# Apple cider vinegar



## Ckerr (Jul 11, 2020)

Good morning: just wondering what your expert opinion is on using apple cider vinegar for the flock. Some sources I read say it is useless and not worth the effort (although not harmful) and other sources give it high accolades. Having just dealt with a sick chick I want to do whatever I can to help ensure a healthy happy flock. Thank you


----------



## robin416 (Sep 8, 2013)

I'm one of those that doesn't see it doing anything. I had a healthy flock without it, some of my birds lived to be ten years old and one lived to be 14. 

Sylie is the one that can tell you more about it and why it's use is beneficial.


----------



## Sylie (May 4, 2018)

Hi  Some flocks do fine without it and some do better with it. If you've never used it, you couldn't know the difference, it's not going to hurt them at all and according to scientific evidence, it does boost immune systems so why not give it a shot?

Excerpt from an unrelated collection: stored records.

int oi_launch_screen_stage_i8(oi_ctx *ctx, const float *d_queries, uint32_t n_queries, uint32_t dim, const uint32_t *max_norm_bits,
                              const uint8_t *i8_copy, uint64_t n_rows, int8_t *qi8, float *qf, uint32_t *gate, uint16_t *q_bf16,
                              float *eps2) {
    const uint32_t n_padded = (n_queries + 31u) & ~31u;
    if (n_padded == 0) return OI_OK;
    const uint32_t *emax = reinterpret_cast<const uint32_t *>(i8_copy + oi_screen_i8_meta_offset(n_rows, dim)) + 2 * (n_rows + I8S_PAD_ROWS);
    if (q_bf16)
        hipLaunchKernelGGL(i8s_stage_both_kernel, dim3((n_padded + 3) / 4), dim3(256), 0, ctx->stream, d_queries, n_queries, n_padded, dim,
                           max_norm_bits, emax, qi8, qf, q_bf16, eps2, gate);
    else
        hipLaunchKernelGGL(i8s_stage_kernel, dim3((n_padded + 3) / 4), dim3(256), 0, ctx->stream, d_queries, n_queries, n_padded, dim,
                           max_norm_bits, emax, qi8, qf, gate);
    OI_HIP_CHECK(hipGetLastError());
    return OI_OK;
}

__device__ __forceinline__ void i8s_issue_piece(const oi_u32x4 &srd, uint32_t voff, uint32_t soff, uint32_t lds_dst) {
#ifdef I8S_NO_DMA
    (void)srd; (void)voff; (void)soff; (void)lds_dst;
#else
    oi_dma_piece(srd, voff, soff, lds_dst);
#endif
}
__device__ __forceinline__ void i8s_issue_meta(const oi_u32x4 &srd, uint32_t voff, uint32_t lds_dst) {
#ifdef I8S_NO_DMA
    (void)srd; (void)voff; (void)lds_dst;
#else
    uint32_t keep;
    const uint32_t d = __builtin_amdgcn_readfirstlane(lds_dst);
    asm volatile(
        "s_mov_b32 %0, m0\n\t"
        "s_mov_b32 m0, %3\n\t"
        "s_nop 0\n\t"
        "buffer_load_dword %1, %2, 0 offen " OI_DMA_NT "lds\n\t"
        "s_mov_b32 m0, %0"
        : "=&s"(keep)
        : "v"(voff), "s"(srd), "s"(d)
        : "memory");
#endif
}
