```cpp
#ifdef SFE_DIAG
extern "C" int sfe_dsp_diag_fir_clock(double *mhz, double *ms)
{
    unsigned long long c[4];
    SFE_HIP(hipMemcpyFromSymbol(c, HIP_SYMBOL(g_fir_clk), sizeof c));
    const double dr = (double)(c[3] - c[1]);
    if (mhz) *mhz = dr > 0 ? (double)(c[2] - c[0]) / dr * 100.0 : 0.0;
    if (ms) *ms = dr / 1e5;
    return SFE_OK;
}
#endif

bool fir_fft_has_variants(const FirFftArgs &a, int in_complex, int out_complex, int in_u8, int out_tx10, int n_channels, int accumulate)
{
    const bool dma_ok = (reinterpret_cast<uintptr_t>(a.in) & 15u) == 0 && (n_channels == 1 || (a.in_stride & 1) == 0);
    return in_complex && out_complex && !in_u8 && !out_tx10 && !accumulate && dma_ok;
}

int launch_fir_fft(const FirFftArgs &a0, int in_complex, int out_complex, int in_u8, int out_tx10, int n_channels,
                   hipStream_t s, int accumulate)
{
    FirFftArgs a = a0;
    if (a.nblk <= 0) return SFE_OK;
    if (a.hist_len < a.hl + a.shift || (a.hist_len & 255) || (a.shift & 255) || ((accumulate || a.shift) && out_tx10)) {
        set_error("fir_fft: bad partition arguments (hist_len=%d hl=%d shift=%d)", a.hist_len, a.hl, a.shift);
        return SFE_EINVAL;
    }
    if (a.hl <= 0 || (a.hl & 255) || a.hl >= FFT_N || a.advance != FFT_N - a.hl) {
        set_error("fir_fft: bad overlap rows (hl=%d advance=%d)", a.hl, a.advance);
        return SFE_EINVAL;
    }
    if (in_complex && !out_complex) {
        set_error("fir_fft: complex input with real output is not a defined combination");
        return SFE_EINVAL;
    }
    if ((out_tx10 || in_u8) && in_complex != out_complex) {
        set_error("fir_fft: wire-format input/output is built for real->real and complex->complex streams");
        return SFE_EINVAL;
    }
    int wg_per_cu = 8;
    const bool pair = !in_complex && !out_complex;
    const bool dma_ok = (reinterpret_cast<uintptr_t>(a.in) & 15u) == 0 && (n_channels == 1 || (a.in_stride & 1) == 0);
    const int var = !dma_ok ? FIR_VAR_REG : (a.variant == FIR_VAR_DMA || a.variant == FIR_VAR_WP ? a.variant : FIR_VAR_REG);
#ifdef SFE_DIAG
    const char *ev = getenv("SFE_FIR_VARIANT");
    const int diag = getenv("SFE_FIR_DIAG") ? atoi(getenv("SFE_FIR_DIAG")) & 3 : 0;
    if (const char *e = getenv("SFE_FIR_WG_PER_CU")) wg_per_cu = atoi(e) > 0 ? atoi(e) : wg_per_cu;
#endif
    long long nb = pair ? (a.nblk + 1) / 2 : a.nblk;
    a.nblk = nb;
    const long long total = nb * n_channels;
    const int cus = device_cu_count();
    long long gt = total < (long long)cus * wg_per_cu ? total : (long long)cus * wg_per_cu;
    if (total + gt >= 0xFFFFFFFFLL || !a.ticket) {
        set_error("fir_fft: %lld transforms in one launch exceed the ticket counter", total);
        return SFE_ERANGE;
    }
    a.total = (unsigned)total;
    a.tgroups = FIR_TICKET_GROUPS;
#ifdef SFE_DIAG
    if (const char *e = getenv("SFE_FIR_TGROUPS")) a.tgroups = atoi(e) >= 1 && atoi(e) <= FIR_TICKET_GROUPS_MAX ? atoi(e) : a.tgroups;
#endif
    if ((long long)a.tgroups > gt) a.tgroups = (unsigned)gt;
    a.ch_groups = a.hs_stride != 0 && a.tgroups == FIR_TICKET_GROUPS && n_channels >= (int)a.tgroups && n_channels % (int)a.tgroups == 0;
#ifdef SFE_DIAG
    if (const char *e = getenv("SFE_FIR_CH_GROUPS")) a.ch_groups = a.ch_groups && atoi(e) != 0;
#endif
    a.tqs = 3;
    a.halo_keep = 0x8001u;
#ifdef SFE_DIAG
    if (const char *e = getenv("SFE_FIR_HALO_KEEP")) a.halo_keep = (unsigned)strtoul(e, nullptr, 0);
    if (const char *e = getenv("SFE_FIR_TQS")) a.tqs = atoi(e) >= 0 && atoi(e) <= 8 ? (unsigned)atoi(e) : 0u;
#endif
    const dim3 grid((unsigned)gt), block(256);
#define SFE_K(...) hipLaunchKernelGGL((fir_fft4096_kernel<__VA_ARGS__>), grid, block, 0, s, a)
#ifdef SFE_DIAG
    long long gx = nb;
    const long long cap = ((long long)cus * wg_per_cu + n_channels - 1) / n_channels;
    if (gx > cap) gx = cap < 1 ? 1 : cap;
    const dim3 grid2((unsigned)gx, (unsigned)n_channels);
#include "diag/fir_fft_launch_diag.inc"
#endif
    if (a.hs_stride) {
        if (!in_complex || !out_complex || in_u8 || out_tx10) {
            set_error("fir_fft: per-channel taps are built for complex float32 streams");
            return SFE_EINVAL;
        }
        if (accumulate) SFE_K(true, true, false, false, false, false, 0, true, false, true);
        else if (var != FIR_VAR_REG) SFE_K(true, true, false, false, false, true, 0, false, false, true);
        else SFE_K(true, true, false, false, false, false, 0, false, false, true);
    } else if (accumulate) {
        if (in_complex) {
            if (in_u8) SFE_K(true, true, true, false, false, false, 0, true);
            else SFE_K(true, true, false, false, false, false, 0, true);
        } else if (out_complex) {
            SFE_K(false, true, false, false, false, false, 0, true);
// ... 26 lines not shown
```

Before: 336,700.

## Add cross-group work stealing to FIR ticket scheduler and halve workgroups per CU

Replaces the fixed per-group ticket dealing with a shared helper and lets a workgroup whose own ticket group is exhausted steal transforms from the group with the most remaining work. Counter reset moves from a last-draw store to a bucketed exit counter run by the final departing workgroup. The launch also drops from 8 to 4 workgroups per CU, relying on stealing to balance the tail. This adds extra atomics and peek loads at the end of each workgroup's work, and the smaller grid may reduce latency hiding.

Result: no change. 337,200 (median of 2 runs) (+0.1%).

```diff
diff --git a/simplefe_amd/build.py b/simplefe_amd/build.py
--- a/simplefe_amd/build.py
+++ b/simplefe_amd/build.py
@@ -26,7 +26,7 @@
         os.path.join(os.path.dirname(HERE), "include", "*.h"))
 
 
-KERNEL_FILES = {"fir": ("fir_fft.hip", "fft16.h", "common.h"), "resample": ("poly_fft.hip", "fft16.h", "common.h"),
+KERNEL_FILES = {"fir": ("fir_fft.hip", "fir_tickets.h", "fft16.h", "common.h"), "resample": ("poly_fft.hip", "fft16.h", "common.h"),
                 "decimate": ("polyphase.hip", "common.h"), "chan": ("chan.hip", "fft16.h", "common.h"),
                 "combine": ("combine.hip", "fft16.h", "common.h"), "ddc": ("ddc.hip", "common.h"),
                 "psd": ("psd.hip", "fft16.h", "common.h"), "corr": ("corr.hip", "fft16.h", "common.h"),
diff --git a/simplefe_amd/csrc/api_fir.hip b/simplefe_amd/csrc/api_fir.hip
--- a/simplefe_amd/csrc/api_fir.hip
+++ b/simplefe_amd/csrc/api_fir.hip
@@ -71,7 +71,7 @@
         }
     int rc;
     if ((rc = t.hs.upload(hs)) != SFE_OK || (rc = t.tw1.upload(tw1)) != SFE_OK || (rc = t.tw2.upload(tw2)) != SFE_OK) return rc;
-    return t.ticket.alloc_zero(FIR_TICKET_GROUPS_MAX * 128 / sizeof(unsigned));
+    return t.ticket.alloc_zero(FIR_TICKET_WORDS);
 }
 
 constexpr int FIR_MAX_PARTS = 1024;
@@ -211,6 +211,7 @@
     a.ticket = f->tab.ticket;
     a.total = 0;
     a.tgroups = 0;
+    a.steal = 0;
     a.hs_stride = f->per_channel ? (long long)f->parts * 16 * 256 : 0;
     a.variant = FIR_VAR_AUTO;
     a.hs = f->tab.hs;
@@ -693,7 +694,7 @@
     SFE_HIP(hipDeviceSynchronize());
     const int rc = f->hist.zero();
     if (rc != SFE_OK) return rc;
-    if (f->tab.ticket) SFE_HIP(hipMemset(f->tab.ticket, 0, FIR_TICKET_GROUPS_MAX * 128));
+    if (f->tab.ticket) SFE_HIP(hipMemset(f->tab.ticket, 0, FIR_TICKET_WORDS * sizeof(unsigned)));
     f->started = false;
     return SFE_OK;
 }
diff --git a/simplefe_amd/csrc/common.h b/simplefe_amd/csrc/common.h
--- a/simplefe_amd/csrc/common.h
+++ b/simplefe_amd/csrc/common.h
@@ -69,6 +69,7 @@
     unsigned   *ticket;
     unsigned    total;
     unsigned    tgroups;
+    unsigned    steal;
     unsigned    ch_groups;
     long long   hs_stride;
     unsigned    tqs;
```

You want to use 2 tablespoons of ACV in a gallon of water for birds that are recovering or at risk. Normal, not at risk use is 1 tablespoon per gallon. Change the undrunk water after 2 days. I'm sorry, I don't remember how many birds you have so I'm not sure how much water you will go through in a day or 2. It's always best to give them fresh water every day, two or three times in the heat but if it happens at some point that the water doesn't get drunk or changed within 2 days, change it out for fresh 

Here is a good article on the benefits (this is my "go to" article when faced with opposition lol, it is literally science backed, you can click on the notations to see the reports on each claim)
https://www.healthline.com/nutrition/6-proven-health-benefits-of-apple-cider-vinegar


----------



## Ckerr (Jul 11, 2020)

Perfect-many thanks


----------



## Sylie (May 4, 2018)

You are welcome


----------